***** DATA *****

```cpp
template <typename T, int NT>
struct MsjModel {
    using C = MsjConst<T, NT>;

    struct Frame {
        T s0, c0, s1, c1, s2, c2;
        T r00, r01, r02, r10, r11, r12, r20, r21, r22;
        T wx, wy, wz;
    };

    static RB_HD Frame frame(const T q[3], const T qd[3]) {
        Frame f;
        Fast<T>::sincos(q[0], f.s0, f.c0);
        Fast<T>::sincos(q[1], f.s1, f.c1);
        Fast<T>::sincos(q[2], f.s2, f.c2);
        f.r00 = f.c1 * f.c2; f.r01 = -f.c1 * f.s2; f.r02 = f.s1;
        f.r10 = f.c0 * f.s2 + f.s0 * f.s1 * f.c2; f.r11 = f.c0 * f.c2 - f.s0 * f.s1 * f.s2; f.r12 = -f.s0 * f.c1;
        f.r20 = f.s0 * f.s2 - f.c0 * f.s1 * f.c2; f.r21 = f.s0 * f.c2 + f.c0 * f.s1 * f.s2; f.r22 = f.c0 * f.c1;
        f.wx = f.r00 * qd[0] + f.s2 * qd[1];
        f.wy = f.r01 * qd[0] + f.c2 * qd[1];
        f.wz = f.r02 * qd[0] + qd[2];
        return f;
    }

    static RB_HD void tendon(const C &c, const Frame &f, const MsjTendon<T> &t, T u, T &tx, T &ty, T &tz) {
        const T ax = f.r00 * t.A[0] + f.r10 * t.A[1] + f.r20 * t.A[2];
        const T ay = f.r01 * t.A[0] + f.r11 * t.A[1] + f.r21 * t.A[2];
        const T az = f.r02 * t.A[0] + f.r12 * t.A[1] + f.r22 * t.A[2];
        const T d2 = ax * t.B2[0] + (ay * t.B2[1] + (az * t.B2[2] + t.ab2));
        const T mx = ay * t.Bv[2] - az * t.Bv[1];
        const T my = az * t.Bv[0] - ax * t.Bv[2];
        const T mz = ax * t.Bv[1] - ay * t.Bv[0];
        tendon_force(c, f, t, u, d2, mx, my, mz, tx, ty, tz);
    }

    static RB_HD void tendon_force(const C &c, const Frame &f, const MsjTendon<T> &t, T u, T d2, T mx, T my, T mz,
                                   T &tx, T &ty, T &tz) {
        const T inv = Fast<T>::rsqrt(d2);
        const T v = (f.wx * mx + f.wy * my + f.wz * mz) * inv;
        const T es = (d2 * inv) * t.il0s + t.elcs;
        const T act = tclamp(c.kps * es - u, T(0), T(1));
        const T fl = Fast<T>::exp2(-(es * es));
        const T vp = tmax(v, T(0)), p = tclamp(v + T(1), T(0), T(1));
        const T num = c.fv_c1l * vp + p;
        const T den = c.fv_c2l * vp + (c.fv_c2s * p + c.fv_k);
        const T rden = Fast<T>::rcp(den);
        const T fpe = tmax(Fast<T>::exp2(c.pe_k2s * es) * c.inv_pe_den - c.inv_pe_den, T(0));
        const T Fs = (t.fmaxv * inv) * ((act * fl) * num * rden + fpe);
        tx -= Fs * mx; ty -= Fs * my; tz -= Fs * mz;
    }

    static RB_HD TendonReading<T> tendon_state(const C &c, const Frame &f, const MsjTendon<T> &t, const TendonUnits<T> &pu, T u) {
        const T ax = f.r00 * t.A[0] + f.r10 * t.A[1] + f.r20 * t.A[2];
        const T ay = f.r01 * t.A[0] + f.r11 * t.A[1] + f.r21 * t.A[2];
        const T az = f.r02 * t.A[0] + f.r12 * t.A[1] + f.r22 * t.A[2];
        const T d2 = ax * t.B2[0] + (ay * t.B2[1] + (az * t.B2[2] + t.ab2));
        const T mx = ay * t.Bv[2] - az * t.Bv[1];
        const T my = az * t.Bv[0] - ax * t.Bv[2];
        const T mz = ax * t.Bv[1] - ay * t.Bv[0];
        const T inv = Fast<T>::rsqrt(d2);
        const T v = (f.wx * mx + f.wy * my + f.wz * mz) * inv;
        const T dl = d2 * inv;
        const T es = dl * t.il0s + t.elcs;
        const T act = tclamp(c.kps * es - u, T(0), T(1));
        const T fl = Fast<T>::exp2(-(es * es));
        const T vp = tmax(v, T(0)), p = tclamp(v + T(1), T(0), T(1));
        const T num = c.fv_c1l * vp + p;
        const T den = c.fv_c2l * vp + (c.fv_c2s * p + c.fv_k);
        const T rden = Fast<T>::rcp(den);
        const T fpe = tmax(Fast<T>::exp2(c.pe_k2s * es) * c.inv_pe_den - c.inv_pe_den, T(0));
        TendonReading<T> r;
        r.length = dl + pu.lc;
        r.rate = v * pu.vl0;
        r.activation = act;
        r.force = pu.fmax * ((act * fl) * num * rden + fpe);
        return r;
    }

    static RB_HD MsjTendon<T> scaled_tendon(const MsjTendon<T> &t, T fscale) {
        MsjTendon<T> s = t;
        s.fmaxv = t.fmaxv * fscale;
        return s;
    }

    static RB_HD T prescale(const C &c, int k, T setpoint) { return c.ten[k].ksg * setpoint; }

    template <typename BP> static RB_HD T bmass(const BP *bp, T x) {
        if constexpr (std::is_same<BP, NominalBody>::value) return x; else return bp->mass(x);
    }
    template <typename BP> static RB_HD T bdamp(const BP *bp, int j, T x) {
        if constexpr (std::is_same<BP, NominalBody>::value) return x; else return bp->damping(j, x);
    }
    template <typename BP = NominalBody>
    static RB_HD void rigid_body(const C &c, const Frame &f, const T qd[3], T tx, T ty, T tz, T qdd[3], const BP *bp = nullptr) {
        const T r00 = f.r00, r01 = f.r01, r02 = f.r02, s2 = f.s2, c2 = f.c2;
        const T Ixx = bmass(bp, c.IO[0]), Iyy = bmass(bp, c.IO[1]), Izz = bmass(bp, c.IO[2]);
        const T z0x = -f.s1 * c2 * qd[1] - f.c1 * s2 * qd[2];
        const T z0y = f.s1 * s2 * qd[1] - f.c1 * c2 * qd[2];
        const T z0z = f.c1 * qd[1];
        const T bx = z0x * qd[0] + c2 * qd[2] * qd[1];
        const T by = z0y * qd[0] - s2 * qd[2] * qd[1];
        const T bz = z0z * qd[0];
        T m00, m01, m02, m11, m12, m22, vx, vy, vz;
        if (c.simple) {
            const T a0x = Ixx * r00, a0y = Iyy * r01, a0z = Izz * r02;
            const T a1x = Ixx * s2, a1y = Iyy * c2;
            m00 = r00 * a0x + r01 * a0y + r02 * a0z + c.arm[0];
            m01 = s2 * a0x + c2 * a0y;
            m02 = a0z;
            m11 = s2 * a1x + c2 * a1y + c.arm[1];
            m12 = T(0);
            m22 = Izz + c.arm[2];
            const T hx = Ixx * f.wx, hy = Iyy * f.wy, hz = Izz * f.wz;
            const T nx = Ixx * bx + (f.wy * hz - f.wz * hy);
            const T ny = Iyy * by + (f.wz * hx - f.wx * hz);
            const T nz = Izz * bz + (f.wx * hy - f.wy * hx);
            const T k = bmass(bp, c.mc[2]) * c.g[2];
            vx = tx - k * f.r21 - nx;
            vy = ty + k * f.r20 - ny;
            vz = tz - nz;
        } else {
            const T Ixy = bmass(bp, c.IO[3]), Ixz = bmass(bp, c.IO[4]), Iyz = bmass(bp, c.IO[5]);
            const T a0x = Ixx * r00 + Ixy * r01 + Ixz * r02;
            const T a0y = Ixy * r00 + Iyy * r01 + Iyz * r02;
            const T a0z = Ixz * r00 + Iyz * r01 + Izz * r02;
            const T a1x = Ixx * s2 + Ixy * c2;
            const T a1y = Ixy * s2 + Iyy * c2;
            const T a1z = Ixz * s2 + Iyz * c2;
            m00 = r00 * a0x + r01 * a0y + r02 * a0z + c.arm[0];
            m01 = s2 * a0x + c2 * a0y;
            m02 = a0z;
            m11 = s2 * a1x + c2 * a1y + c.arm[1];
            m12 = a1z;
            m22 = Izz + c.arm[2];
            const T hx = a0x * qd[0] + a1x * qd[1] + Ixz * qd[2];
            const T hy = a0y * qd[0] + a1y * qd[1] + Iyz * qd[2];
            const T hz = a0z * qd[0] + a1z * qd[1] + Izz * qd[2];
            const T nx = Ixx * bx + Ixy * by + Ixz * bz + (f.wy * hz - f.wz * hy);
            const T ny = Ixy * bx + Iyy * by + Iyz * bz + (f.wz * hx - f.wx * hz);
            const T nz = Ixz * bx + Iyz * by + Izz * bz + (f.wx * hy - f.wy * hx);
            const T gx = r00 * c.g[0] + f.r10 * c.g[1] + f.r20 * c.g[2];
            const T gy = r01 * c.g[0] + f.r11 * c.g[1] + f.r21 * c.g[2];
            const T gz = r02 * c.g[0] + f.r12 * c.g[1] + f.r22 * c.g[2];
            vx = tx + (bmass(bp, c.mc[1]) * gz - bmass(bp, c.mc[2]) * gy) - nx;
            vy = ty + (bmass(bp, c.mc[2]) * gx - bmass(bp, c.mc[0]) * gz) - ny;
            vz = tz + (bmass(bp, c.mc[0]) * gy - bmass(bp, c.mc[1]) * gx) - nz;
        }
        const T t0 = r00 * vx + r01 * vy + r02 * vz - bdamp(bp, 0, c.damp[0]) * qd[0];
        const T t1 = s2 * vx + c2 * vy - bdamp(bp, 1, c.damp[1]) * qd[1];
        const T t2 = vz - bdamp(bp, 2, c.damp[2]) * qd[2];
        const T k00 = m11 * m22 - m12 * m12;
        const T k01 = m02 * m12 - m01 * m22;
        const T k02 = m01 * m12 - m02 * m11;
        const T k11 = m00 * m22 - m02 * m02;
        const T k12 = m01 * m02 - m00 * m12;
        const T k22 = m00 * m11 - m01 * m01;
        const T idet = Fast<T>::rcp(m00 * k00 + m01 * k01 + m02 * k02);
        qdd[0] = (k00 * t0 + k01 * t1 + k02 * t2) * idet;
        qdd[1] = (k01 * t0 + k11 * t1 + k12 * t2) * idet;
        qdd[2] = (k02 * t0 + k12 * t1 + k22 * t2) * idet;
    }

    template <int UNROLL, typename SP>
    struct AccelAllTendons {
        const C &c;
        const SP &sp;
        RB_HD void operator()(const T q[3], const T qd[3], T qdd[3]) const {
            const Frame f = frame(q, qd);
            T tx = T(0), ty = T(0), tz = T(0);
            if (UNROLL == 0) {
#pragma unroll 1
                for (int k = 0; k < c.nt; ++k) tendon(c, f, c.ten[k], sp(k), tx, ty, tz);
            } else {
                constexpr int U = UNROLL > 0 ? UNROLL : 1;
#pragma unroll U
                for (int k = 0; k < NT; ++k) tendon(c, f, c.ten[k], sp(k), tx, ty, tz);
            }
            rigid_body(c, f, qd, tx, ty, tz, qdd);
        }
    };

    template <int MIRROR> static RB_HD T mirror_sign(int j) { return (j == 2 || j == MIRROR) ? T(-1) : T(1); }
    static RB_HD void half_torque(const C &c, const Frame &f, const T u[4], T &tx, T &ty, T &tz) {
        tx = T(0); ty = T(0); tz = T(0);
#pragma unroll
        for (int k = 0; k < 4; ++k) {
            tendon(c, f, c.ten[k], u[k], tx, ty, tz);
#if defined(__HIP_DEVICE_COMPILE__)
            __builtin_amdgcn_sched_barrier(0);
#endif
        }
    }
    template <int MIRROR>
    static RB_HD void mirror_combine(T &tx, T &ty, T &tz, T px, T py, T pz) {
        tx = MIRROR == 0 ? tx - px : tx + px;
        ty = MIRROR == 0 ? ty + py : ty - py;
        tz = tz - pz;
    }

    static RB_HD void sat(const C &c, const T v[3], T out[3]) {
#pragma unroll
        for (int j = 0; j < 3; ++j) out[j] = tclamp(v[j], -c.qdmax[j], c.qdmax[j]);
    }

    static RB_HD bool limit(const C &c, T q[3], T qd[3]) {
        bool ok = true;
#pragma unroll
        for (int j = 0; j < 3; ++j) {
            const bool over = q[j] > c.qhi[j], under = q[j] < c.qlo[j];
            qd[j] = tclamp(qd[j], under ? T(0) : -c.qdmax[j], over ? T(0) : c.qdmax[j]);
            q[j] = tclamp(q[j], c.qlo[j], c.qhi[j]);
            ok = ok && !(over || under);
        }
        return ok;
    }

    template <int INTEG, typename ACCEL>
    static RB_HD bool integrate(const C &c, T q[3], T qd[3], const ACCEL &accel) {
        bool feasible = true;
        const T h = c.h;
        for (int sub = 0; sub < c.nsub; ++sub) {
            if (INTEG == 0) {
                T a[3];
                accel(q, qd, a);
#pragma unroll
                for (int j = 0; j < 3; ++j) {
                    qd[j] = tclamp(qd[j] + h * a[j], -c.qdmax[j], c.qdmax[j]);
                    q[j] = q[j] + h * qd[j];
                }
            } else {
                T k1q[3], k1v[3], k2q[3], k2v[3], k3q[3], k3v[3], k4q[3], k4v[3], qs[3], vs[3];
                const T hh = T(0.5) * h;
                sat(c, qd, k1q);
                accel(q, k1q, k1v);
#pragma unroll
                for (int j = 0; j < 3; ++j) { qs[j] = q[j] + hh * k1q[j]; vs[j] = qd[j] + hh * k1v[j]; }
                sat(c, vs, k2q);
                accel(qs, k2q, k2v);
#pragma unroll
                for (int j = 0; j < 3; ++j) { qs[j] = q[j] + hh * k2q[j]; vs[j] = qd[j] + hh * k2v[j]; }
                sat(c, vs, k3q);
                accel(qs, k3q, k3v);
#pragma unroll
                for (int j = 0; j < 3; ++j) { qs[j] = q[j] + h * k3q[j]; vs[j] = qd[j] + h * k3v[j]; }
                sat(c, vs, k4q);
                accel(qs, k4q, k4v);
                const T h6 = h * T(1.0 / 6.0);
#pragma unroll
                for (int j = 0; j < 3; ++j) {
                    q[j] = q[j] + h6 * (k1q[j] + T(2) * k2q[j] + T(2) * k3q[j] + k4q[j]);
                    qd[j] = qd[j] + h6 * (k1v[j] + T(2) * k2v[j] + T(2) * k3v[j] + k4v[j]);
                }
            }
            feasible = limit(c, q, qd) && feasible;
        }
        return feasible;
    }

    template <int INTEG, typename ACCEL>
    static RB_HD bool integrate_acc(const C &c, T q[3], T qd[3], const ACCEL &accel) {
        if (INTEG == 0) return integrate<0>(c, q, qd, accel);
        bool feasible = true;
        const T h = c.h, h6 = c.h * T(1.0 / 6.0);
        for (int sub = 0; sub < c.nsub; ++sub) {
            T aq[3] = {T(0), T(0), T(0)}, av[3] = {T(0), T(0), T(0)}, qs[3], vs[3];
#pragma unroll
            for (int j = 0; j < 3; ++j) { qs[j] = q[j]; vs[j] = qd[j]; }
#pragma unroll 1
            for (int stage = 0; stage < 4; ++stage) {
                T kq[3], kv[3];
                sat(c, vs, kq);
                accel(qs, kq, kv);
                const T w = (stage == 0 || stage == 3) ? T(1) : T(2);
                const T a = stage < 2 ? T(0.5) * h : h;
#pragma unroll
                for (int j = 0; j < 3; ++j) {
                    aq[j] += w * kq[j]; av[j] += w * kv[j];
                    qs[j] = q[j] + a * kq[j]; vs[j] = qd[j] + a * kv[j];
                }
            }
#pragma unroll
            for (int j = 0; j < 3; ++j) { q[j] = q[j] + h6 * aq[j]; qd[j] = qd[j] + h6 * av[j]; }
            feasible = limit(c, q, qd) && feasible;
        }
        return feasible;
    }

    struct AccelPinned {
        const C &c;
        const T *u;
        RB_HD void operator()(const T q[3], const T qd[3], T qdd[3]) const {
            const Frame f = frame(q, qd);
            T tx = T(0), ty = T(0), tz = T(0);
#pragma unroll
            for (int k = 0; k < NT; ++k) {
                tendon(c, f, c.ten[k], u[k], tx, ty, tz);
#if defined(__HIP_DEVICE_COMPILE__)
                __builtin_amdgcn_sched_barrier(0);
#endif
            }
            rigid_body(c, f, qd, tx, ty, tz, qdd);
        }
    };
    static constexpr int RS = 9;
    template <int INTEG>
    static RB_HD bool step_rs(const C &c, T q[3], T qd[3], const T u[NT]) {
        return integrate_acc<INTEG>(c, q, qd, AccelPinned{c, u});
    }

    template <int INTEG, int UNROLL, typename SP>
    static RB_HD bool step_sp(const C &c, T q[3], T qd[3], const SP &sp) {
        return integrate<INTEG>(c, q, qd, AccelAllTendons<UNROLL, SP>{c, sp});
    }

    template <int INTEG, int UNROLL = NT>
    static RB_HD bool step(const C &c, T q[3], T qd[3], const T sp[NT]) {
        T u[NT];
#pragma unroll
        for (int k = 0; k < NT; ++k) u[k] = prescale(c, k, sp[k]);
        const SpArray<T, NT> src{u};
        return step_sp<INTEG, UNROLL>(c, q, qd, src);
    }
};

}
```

*****
***** DATA *****

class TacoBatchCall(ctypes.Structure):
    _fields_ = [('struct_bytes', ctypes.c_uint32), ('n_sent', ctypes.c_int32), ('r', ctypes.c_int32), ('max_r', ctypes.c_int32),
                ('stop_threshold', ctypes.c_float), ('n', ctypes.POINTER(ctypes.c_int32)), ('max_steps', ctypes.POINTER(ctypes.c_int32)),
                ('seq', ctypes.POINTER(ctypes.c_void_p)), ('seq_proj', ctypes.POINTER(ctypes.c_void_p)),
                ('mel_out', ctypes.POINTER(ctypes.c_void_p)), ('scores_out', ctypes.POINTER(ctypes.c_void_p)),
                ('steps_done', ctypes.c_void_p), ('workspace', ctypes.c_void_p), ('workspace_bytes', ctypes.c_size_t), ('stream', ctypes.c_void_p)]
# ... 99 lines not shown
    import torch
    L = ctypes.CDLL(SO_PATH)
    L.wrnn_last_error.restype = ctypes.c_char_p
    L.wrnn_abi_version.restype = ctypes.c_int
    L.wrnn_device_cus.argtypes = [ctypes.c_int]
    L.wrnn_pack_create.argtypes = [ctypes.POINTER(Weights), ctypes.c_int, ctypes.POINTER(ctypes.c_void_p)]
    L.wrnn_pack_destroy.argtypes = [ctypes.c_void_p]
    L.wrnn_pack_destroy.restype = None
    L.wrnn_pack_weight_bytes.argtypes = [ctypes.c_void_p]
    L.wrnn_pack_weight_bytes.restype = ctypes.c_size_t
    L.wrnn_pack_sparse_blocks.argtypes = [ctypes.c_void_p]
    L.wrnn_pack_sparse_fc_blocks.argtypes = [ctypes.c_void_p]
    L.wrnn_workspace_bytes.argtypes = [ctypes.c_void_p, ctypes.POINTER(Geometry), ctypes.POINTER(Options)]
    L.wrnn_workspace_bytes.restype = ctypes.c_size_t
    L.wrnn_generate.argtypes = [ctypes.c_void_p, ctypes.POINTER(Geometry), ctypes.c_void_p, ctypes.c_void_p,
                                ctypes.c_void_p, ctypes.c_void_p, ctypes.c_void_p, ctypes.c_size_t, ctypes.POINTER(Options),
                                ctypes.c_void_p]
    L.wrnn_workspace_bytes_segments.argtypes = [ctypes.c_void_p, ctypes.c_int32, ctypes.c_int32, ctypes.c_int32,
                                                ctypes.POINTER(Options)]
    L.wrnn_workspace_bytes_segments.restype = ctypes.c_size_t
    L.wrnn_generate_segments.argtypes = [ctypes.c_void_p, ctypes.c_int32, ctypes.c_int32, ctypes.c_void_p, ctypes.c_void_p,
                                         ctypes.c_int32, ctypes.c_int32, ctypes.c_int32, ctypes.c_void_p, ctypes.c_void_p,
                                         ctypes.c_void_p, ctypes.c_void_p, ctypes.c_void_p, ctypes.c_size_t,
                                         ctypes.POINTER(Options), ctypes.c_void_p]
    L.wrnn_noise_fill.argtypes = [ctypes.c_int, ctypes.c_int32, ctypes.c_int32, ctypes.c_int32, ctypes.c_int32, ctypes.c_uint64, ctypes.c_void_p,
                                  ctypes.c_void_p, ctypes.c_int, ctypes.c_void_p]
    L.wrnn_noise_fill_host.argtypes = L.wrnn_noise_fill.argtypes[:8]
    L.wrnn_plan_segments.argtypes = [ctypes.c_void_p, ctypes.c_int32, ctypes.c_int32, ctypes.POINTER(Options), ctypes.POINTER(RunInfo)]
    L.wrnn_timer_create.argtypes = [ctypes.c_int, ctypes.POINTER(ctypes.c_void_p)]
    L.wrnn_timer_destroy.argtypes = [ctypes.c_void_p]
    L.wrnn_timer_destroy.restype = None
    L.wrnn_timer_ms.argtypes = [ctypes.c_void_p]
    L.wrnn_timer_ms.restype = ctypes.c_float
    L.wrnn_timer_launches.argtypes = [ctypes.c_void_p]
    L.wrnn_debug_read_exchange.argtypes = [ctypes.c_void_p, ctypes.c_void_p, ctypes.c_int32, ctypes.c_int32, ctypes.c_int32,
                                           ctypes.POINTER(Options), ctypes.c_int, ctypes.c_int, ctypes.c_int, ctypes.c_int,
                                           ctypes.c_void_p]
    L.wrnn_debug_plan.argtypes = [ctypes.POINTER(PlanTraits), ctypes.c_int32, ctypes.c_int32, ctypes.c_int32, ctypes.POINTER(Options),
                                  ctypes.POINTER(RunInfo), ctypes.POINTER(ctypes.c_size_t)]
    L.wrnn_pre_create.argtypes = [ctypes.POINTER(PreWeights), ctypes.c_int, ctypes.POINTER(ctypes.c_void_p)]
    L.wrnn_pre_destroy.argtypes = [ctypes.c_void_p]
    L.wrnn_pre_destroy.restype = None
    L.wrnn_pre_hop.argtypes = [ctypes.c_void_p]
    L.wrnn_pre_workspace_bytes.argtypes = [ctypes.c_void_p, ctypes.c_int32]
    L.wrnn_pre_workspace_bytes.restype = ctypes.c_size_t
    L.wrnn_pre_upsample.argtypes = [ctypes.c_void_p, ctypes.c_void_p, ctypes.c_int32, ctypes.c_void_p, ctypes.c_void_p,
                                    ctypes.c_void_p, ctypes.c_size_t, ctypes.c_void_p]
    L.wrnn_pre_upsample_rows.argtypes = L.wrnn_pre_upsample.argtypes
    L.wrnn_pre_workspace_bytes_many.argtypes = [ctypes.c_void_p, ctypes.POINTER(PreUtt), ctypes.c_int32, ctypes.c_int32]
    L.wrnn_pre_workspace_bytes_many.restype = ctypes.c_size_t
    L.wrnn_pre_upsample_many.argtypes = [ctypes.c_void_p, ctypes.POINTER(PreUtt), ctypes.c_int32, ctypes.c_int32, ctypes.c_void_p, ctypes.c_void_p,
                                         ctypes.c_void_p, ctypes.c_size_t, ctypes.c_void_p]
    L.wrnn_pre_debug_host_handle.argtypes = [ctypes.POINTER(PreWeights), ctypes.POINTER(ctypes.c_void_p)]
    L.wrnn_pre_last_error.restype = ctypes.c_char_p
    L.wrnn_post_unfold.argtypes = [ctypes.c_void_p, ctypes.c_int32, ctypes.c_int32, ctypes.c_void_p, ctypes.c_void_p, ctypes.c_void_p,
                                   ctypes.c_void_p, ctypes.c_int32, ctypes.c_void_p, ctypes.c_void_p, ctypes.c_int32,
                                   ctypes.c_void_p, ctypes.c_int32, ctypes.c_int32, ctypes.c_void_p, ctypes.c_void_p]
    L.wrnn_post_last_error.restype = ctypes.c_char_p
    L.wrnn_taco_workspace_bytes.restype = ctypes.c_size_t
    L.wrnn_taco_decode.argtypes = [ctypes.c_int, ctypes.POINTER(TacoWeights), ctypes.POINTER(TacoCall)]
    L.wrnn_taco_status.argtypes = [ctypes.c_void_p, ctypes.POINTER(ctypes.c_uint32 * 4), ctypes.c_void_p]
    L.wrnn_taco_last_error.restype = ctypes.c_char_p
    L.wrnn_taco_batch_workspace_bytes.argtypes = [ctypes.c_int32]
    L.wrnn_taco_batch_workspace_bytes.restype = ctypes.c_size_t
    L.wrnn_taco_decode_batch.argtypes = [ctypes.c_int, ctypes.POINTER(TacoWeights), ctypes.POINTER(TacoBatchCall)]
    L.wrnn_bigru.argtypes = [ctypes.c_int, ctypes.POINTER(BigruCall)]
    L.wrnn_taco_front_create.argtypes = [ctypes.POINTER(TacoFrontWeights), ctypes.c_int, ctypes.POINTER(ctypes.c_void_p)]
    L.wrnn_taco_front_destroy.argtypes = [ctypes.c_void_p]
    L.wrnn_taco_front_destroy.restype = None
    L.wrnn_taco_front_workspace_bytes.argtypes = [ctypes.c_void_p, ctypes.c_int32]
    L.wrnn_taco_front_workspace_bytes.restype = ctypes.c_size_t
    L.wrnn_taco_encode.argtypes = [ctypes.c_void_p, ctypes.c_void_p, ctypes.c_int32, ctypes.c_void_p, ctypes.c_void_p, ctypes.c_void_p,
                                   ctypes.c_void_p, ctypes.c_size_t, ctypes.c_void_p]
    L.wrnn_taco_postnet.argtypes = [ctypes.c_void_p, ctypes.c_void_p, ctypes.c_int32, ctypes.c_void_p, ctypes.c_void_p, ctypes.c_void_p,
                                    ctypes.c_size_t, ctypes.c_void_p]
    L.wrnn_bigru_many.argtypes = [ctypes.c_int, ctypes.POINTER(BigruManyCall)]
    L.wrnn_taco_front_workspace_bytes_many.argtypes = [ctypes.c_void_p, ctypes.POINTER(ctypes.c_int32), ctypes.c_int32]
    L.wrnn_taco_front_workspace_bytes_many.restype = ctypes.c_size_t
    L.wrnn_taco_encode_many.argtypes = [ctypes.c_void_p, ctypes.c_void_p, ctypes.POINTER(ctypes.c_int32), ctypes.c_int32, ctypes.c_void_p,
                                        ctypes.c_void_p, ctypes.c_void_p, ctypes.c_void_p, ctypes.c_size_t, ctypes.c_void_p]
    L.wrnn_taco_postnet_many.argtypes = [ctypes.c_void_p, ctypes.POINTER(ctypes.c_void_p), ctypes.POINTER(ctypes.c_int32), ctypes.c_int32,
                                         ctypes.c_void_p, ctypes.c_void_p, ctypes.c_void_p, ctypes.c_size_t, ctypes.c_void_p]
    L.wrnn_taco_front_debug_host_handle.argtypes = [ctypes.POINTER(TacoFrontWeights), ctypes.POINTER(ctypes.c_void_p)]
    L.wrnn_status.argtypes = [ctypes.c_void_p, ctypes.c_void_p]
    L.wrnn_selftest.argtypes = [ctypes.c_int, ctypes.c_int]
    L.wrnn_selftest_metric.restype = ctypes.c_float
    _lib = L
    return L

*****

PROBLEM STATEMENT.
Find the word "PreWeights" in the records and pull out each line that has it.

SOLUTION FOR THIS PROBLEM.
    L.wrnn_pre_create.argtypes = [ctypes.POINTER(PreWeights), ctypes.c_int, ctypes.POINTER(ctypes.c_void_p)]
    L.wrnn_pre_debug_host_handle.argtypes = [ctypes.POINTER(PreWeights), ctypes.POINTER(ctypes.c_void_p)]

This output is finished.